In most scenarios, especially during performance analysis, perf operates based on sampling, as mentioned earlier under Profilers mechanisms. To collect performance data, perf employs several techniques, one of which is periodic interrupts. When you use the sampling feature of perf (for example, perf record), it sets up the processor's Performance Counters to generate an interrupt after a specific number of events, such as a certain number of CPU instructions or cycles.

This interrupt can be considered a "tick" since it happens at a fixed frequency or after a fixed number of events. When such an interrupt occurs, perf captures the current context, including the address of the instruction being executed, the call stack, and more. By collecting these samples, perf provides users an overview of performance hotspots during program execution.

Furthermore, to truly grasp the power of perf, it's essential to understand the concept of perf_events: "perf_events is an event-oriented observability tool that aids in advanced performance and troubleshooting tasks." A detailed graphic illustrates the information that perf can monitor.

The Role of This Tool

perf is a versatile Linux performance tool that provides a rich set of commands to collect and analyze performance and trace data. It taps into hardware counters in the CPU to fetch detailed information about the system's state and performance.

How to Use This Tool (basic)

Installation:

sudo apt-get install linux-tools-common linux-tools-generic linux-tools-`uname -r`

Recording Performance Data:

perf record <your_program_and_arguments>
# If use CMake.
perf record -<Option> make <Your command>

Analyzing the Collected Data:
```
perf report
```
Get the performance difference after optimization (if perf.data.old exists):
```
perf diff perf.data perf.data.old
```
Other Commands:
- View available events: perf list
- Gather overall statistics: perf stat
- Show real-time top functions: perf top

Advance Usage of `perf`

More optional flags for `perf record`

For more usage example, please refer to perf Examples in Reference.

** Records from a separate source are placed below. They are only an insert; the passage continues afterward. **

+template <bool BF, int CPR, int D, int EARLY>
+__device__ __forceinline__ void lm_head_stream(float* __restrict__ xs, float* __restrict__ part,
+                                               float* __restrict__ bestv, int* __restrict__ besti,
+                                               const float* __restrict__ hidden_in, const float* __restrict__ norm_w,
+                                               float eps, const void* __restrict__ W, int hidden, int vocab,
+                                               float* __restrict__ logits, float* __restrict__ pmax,
+                                               int32_t* __restrict__ pidx) {
+  const int tid = threadIdx.x, lane = tid & 63;
+  const int wid = __builtin_amdgcn_readfirstlane(tid >> 6);
+  const int row0 = (int)blockIdx.x * 16;
+  const int cpr = CPR > 0 ? CPR : (hidden + 511) >> 9;
+  const int total = 4 * cpr;
+  const int pitch = hidden * 2;
+  const rsrc_t rw = make_rsrc((const uint16_t*)W + (size_t)row0 * hidden, min(16, vocab - row0) * pitch);
+  const int lane8 = lane * 8;
+
+  int q_i = 0, q_off = wid * pitch;
+  int c_i = 0, c_row = row0 + wid;
+  u32x4 w[D];
+  auto request = [&](u32x4& dst) {
+    const int k0 = lane8 + (q_i << 9);
+    dst = __builtin_amdgcn_raw_buffer_load_b128(rw, k0 < hidden ? q_off + k0 * 2 : 0x7ffffff0, 0, AUX_NT);
+    if (++q_i == cpr) q_i = 0, q_off += 4 * pitch;
+  };
+  int q_base = wid * pitch + lane8 * 2;
+  auto request_at = [&](u32x4& dst, int c) {
+    const int i = c % cpr;
+    const int off = q_base + ((i & 3) << 10);
+    const bool live = i + 1 < cpr || lane8 + (i << 9) < hidden;
+    dst = __builtin_amdgcn_raw_buffer_load_b128(rw, live ? off : 0x7ffffff0, 0, AUX_NT);
+    if (i + 1 == cpr)
+      q_base += 4 * pitch - ((i >> 2) << 12);
+    else if ((i & 3) == 3)
+      q_base += 4096;
+    else
+      return;
+    asm volatile("" : "+v"(q_base));
+  };
+  auto fill = [&]() {
+#pragma unroll
+    for (int s = 0; s < D; ++s) {
+      if constexpr (CPR > 0) {
+        if (s < 4 * CPR) request_at(w[s], s);
+      } else {
+        if (s < total) request(w[s]);
+      }
+    }
+    __builtin_amdgcn_sched_barrier(0);
+  };
+
+  if constexpr (EARLY == 1) fill();
+  const rsrc_t rh = make_rsrc(hidden_in, hidden * 4), rn = make_rsrc(norm_w, hidden * 4);
+  float ss = 0.f;
+  for (int b = tid; b < hidden; b += 2048) {
+    float v[8];
+#pragma unroll
+    for (int u = 0; u < 8; ++u)
+      v[u] = __builtin_bit_cast(float, __builtin_amdgcn_raw_buffer_load_b32(rh, (b + 256 * u) * 4, 0, 0));
+#pragma unroll
+    for (int u = 0; u < 8; ++u)
+      if (b + 256 * u < hidden) {
+        xs[b + 256 * u] = v[u];
+        ss = fmaf(v[u], v[u], ss);
+      }
+  }
+  if constexpr (EARLY == 2) fill();
+  ss = wave_sum(ss);
+  if (lane == 0) part[wid] = ss;
+  __syncthreads();
+  const float inv = 1.0f / sqrtf((part[0] + part[1] + part[2] + part[3]) / (float)hidden + eps);
+  for (int b = tid; b < hidden; b += 2048) {
+    float g[8];
+#pragma unroll
+    for (int u = 0; u < 8; ++u)
+      g[u] = __builtin_bit_cast(float, __builtin_amdgcn_raw_buffer_load_b32(rn, (b + 256 * u) * 4, 0, 0));
+#pragma unroll
+    for (int u = 0; u < 8; ++u)
+      if (b + 256 * u < hidden) xs[b + 256 * u] = xs[b + 256 * u] * inv * g[u];
+  }
+  __syncthreads();
+  if constexpr (EARLY == 0) fill();
+
+  float wbest = -INFINITY;
+  int wbi = 0x7fffffff;
+  float acc = 0.f;
+  float mine = 0.f;
+  int c_j = 0;
+  auto fma8 = [&](const u32x4& raw, int k0, bool live) {
+    const int kc = live ? k0 : 0;
+    const float4_t x0 = *(const float4_t*)(xs + kc), x1 = *(const float4_t*)(xs + kc + 4);
+    const float x[8] = {x0.x, x0.y, x0.z, x0.w, x1.x, x1.y, x1.z, x1.w};
+    const uint32_t rr[4] = {raw.x, raw.y, raw.z, raw.w};
+    float t = acc;
+#pragma unroll
+    for (int j = 0; j < 4; ++j) {
+      float lo, hi;
+      if constexpr (BF) {
+        lo = bf16_bits_to_f32(rr[j] & 0xffff);
+        hi = bf16_bits_to_f32(rr[j] >> 16);
+      } else {
+        lo = f16_bits_to_f32(rr[j] & 0xffff);
+        hi = f16_bits_to_f32(rr[j] >> 16);
+      }
+      t = fmaf(lo, x[2 * j], t);
+      t = fmaf(hi, x[2 * j + 1], t);
+    }
+    acc = live ? t : acc;
+  };
+  auto consume = [&](const u32x4& raw) {
+    const int k0 = lane8 + (c_i << 9);
+    fma8(raw, k0, k0 < hidden);
+    if (++c_i == cpr) {
+      if (c_row < vocab) {
+        const float sum = wave_sum(acc);
+        mine = lane == c_j ? sum : mine;
+        if (sum > wbest) wbest = sum, wbi = c_row;
+      }
+      c_i = 0, c_row += 4, c_j += 1, acc = 0.f;
+    }
+  };
+
+  if constexpr (CPR > 0) {
+    constexpr int TOTAL = 4 * CPR;
+#pragma unroll
+    for (int c = 0; c < TOTAL; ++c) {
+      const int k0 = lane8 + ((c % CPR) << 9);
+      fma8(w[c % D], k0, (c % CPR) + 1 < CPR || k0 < hidden);
+      if (c + D < TOTAL) request_at(w[c % D], c + D);
+      if ((c % CPR) + 1 == CPR) {
+        const int row = row0 + wid + 4 * (c / CPR);
+        const float sum = wave_sum(acc);
+        mine = lane == c / CPR ? sum : mine;
+        if (row < vocab && sum > wbest) wbest = sum, wbi = row;
+        acc = 0.f;
+      }
+      __builtin_amdgcn_sched_barrier(0x38f);
+    }
+  } else {
+  int c = 0;
+  for (; c + 2 * D <= total; c += D) {
+#pragma unroll
+    for (int s = 0; s < D; ++s) {
+      consume(w[s]);
+      request(w[s]);
+      __builtin_amdgcn_sched_barrier(0x38f);
+    }
+  }
+  const int rem = total - c;
+#pragma unroll
+  for (int s = 0; s < D; ++s) {
+    if (s < rem) {
+      consume(w[s]);
+      if (s + D < rem) request(w[s]);
+    }
+    __builtin_amdgcn_sched_barrier(0x38f);
+  }
+#pragma unroll
+  for (int s = 0; s < D; ++s)
+    if (s + D < rem) consume(w[s]);
+  }
+  if (lane < 4 && row0 + wid + 4 * lane < vocab) logits[row0 + wid + 4 * lane] = mine;
+
+  if (pmax) {
+    if (lane == 0) {
+      bestv[wid] = wbest;
+      besti[wid] = wbi;
+    }
+    __syncthreads();
+    if (tid == 0) {
+      float b = bestv[0];
+      int bi = besti[0];
+      for (int w2 = 1; w2 < 4; ++w2)
+        if (bestv[w2] > b || (bestv[w2] == b && besti[w2] < bi)) {
+          b = bestv[w2];
+          bi = besti[w2];
+        }
+      pmax[blockIdx.x] = b;
+      pidx[blockIdx.x] = bi;
+    }
+  }
+}
+
+}
diff --git a/intel_extension_for_transformers_amd/csrc/woq_ops.hip b/intel_extension_for_transformers_amd/csrc/woq_ops.hip
--- a/intel_extension_for_transformers_amd/csrc/woq_ops.hip
+++ b/intel_extension_for_transformers_amd/csrc/woq_ops.hip
@@ -1,6 +1,7 @@
 #include "woq_attn_decode.h"
 #include "woq_device.h"
 #include "woq_host.h"
+#include "woq_lm_head.h"
 #include "woq_xq.h"
 #include "../../include/woq_hip_experimental.h"
 
@@ -212,83 +213,21 @@
   }
 }
 
-__global__ __launch_bounds__(256) void lm_head_kernel(const float* __restrict__ hidden_in,
-                                                      const float* __restrict__ norm_w, float eps,
-                                                      const void* __restrict__ W, int w_dtype, int hidden, int vocab,
-                                                      float* __restrict__ logits, float* __restrict__ pmax,
-                                                      int32_t* __restrict__ pidx) {
+template <int CPR>
+__global__ __launch_bounds__(256) __attribute__((amdgpu_waves_per_eu(8, 8))) void lm_head_kernel(
+    const float* __restrict__ hidden_in, const float* __restrict__ norm_w, float eps, const void* __restrict__ W,
+    int w_dtype, int hidden, int vocab, float* __restrict__ logits, float* __restrict__ pmax,
+    int32_t* __restrict__ pidx) {
   extern __shared__ __attribute__((aligned(16))) float sm[];
-  float* xs = sm;
   __shared__ float part[4];
   __shared__ float bestv[4];
   __shared__ int besti[4];
-  const int tid = threadIdx.x, lane = tid & 63, wid = tid >> 6;
-  float wbest = -INFINITY;
-  int wbi = 0x7fffffff;
-  typedef unsigned int u32x4 __attribute__((ext_vector_type(4)));
-  float ss = 0.f;
-  for (int i = tid; i < hidden; i += 256) {
-    const float v = hidden_in[i];
-    xs[i] = v;
-    ss = fmaf(v, v, ss);
-  }
-  ss = wave_sum(ss);
-  if (lane == 0) part[wid] = ss;
-  __syncthreads();
-  const float inv = 1.0f / sqrtf((part[0] + part[1] + part[2] + part[3]) / (float)hidden + eps);
-  for (int i = tid; i < hidden; i += 256) xs[i] = xs[i] * inv * norm_w[i];
-  __syncthreads();
-  const int rows_per_wg = 16;
-  auto consume = [&](const u32x4& raw, int k0, float& acc) {
-    const uint32_t rr[4] = {raw.x, raw.y, raw.z, raw.w};
-#pragma unroll
-    for (int j = 0; j < 4; ++j) {
-      float lo, hi;
-      if (w_dtype == WOQ_BF16) {
-        lo = bf16_bits_to_f32(rr[j] & 0xffff);
-        hi = bf16_bits_to_f32(rr[j] >> 16);
-      } else {
-        lo = f16_bits_to_f32(rr[j] & 0xffff);
-        hi = f16_bits_to_f32(rr[j] >> 16);
-      }
-      acc = fmaf(lo, xs[k0 + 2 * j], acc);
-      acc = fmaf(hi, xs[k0 + 2 * j + 1], acc);
-    }
-  };
-  auto finish = [&](int v, float acc) {
-    acc = wave_sum(acc);
-    if (lane == 0) logits[v] = acc;
-    if (acc > wbest) {
-      wbest = acc;
-      wbi = v;
-    }
-  };
-  for (int r = wid; r < rows_per_wg; r += 4) {
-    const int v = blockIdx.x * rows_per_wg + r;
-    if (v >= vocab) break;
-    const uint16_t* wr = (const uint16_t*)W + (size_t)v * hidden;
-    float acc = 0.f;
-    for (int k0 = lane * 8; k0 < hidden; k0 += 512) consume(__builtin_nontemporal_load((const u32x4*)(wr + k0)), k0, acc);
-    finish(v, acc);
-  }
-  if (pmax) {
-    if (lane == 0) {
-      bestv[wid] = wbest;
-      besti[wid] = wbi;
-    }
-    __syncthreads();
-    if (tid == 0) {
-      float b = bestv[0];
-      int bi = besti[0];
-      for (int w = 1; w < 4; ++w)
-        if (bestv[w] > b || (bestv[w] == b && besti[w] < bi)) {
-          b = bestv[w];
-          bi = besti[w];
-        }
-      pmax[blockIdx.x] = b;
-      pidx[blockIdx.x] = bi;
-    }
-  }
+  if (w_dtype == WOQ_BF16)
+    lm_head_stream<true, CPR, LM_WINDOW, LM_EARLY>(sm, part, bestv, besti, hidden_in, norm_w, eps, W, hidden, vocab,
+                                                   logits, pmax, pidx);
+  else
+    lm_head_stream<false, CPR, LM_WINDOW, LM_EARLY>(sm, part, bestv, besti, hidden_in, norm_w, eps, W, hidden, vocab,
+                                                    logits, pmax, pidx);
 }
 
 __global__ __launch_bounds__(1024) void argmax_kernel(const float* __restrict__ logits, const int32_t* __restrict__ cand,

How to generate a flamegraph depending on `perf`.

[TODO]

Pros and Cons

Pros:

Provides detailed hardware-level information.
Can profile the entire system, not just a single application.
Does not require recompiling the target program.

Cons:

Specific to Linux.
Might have a steep learning curve for beginners due to its extensive functionality.

Reference

gprof

Background

Inventor: gprof was introduced as part of the GNU Binary Utilities (binutils) suite.
Operating Systems: Unix-like systems, including Linux

The Role of This Tool

gprof analyzes an executable's performance to determine the amount of time spent in each function and provides both flat profiles and call graphs.

How to Use This Tool

Compilation:
Compile and link your program with the -pg flag.

g++ -pg -o myprog myprog.cpp

To uiltize the gprof with CMake, consider the example code below.

# Profiler `gprof` usage setup.
add_executable(<example_main> ${your_sources})
# Add -pg to support `gprof` running.
target_compile_options(<example_main> PRIVATE -pg)
set_target_properties(<example_main> PROPERTIES LINK_FLAGS "-pg")
# Link necessary libraries.
target_link_libraries(<example_main> <needed libraries>)

Run the Program:
By running the program, you'll generate a gmon.out file.
```
./myprog
```
Analyze with gprof:
```
gprof myprog gmon.out > analysis.txt
```

Pros and Cons

Pros:

Simple and easy to use.
Provides both flat profiles and call graphs.

Cons:

Requires recompiling the target program.
Less detailed than perf in terms of hardware-level insights.

Reference

tracy

[TODO]

Summary

In conclusion, while gprof is a straightforward tool suitable for quick insights, perf offers in-depth analysis, especially for intricate performance bottlenecks. Choosing between them depends on your specific requirements and the depth of analysis needed.

However, based on my current use and research, their support for multi-thread/multi-process performance testing is not very good. And ordinary people are more suitable for tracing rather than only output the bottleneck of the program.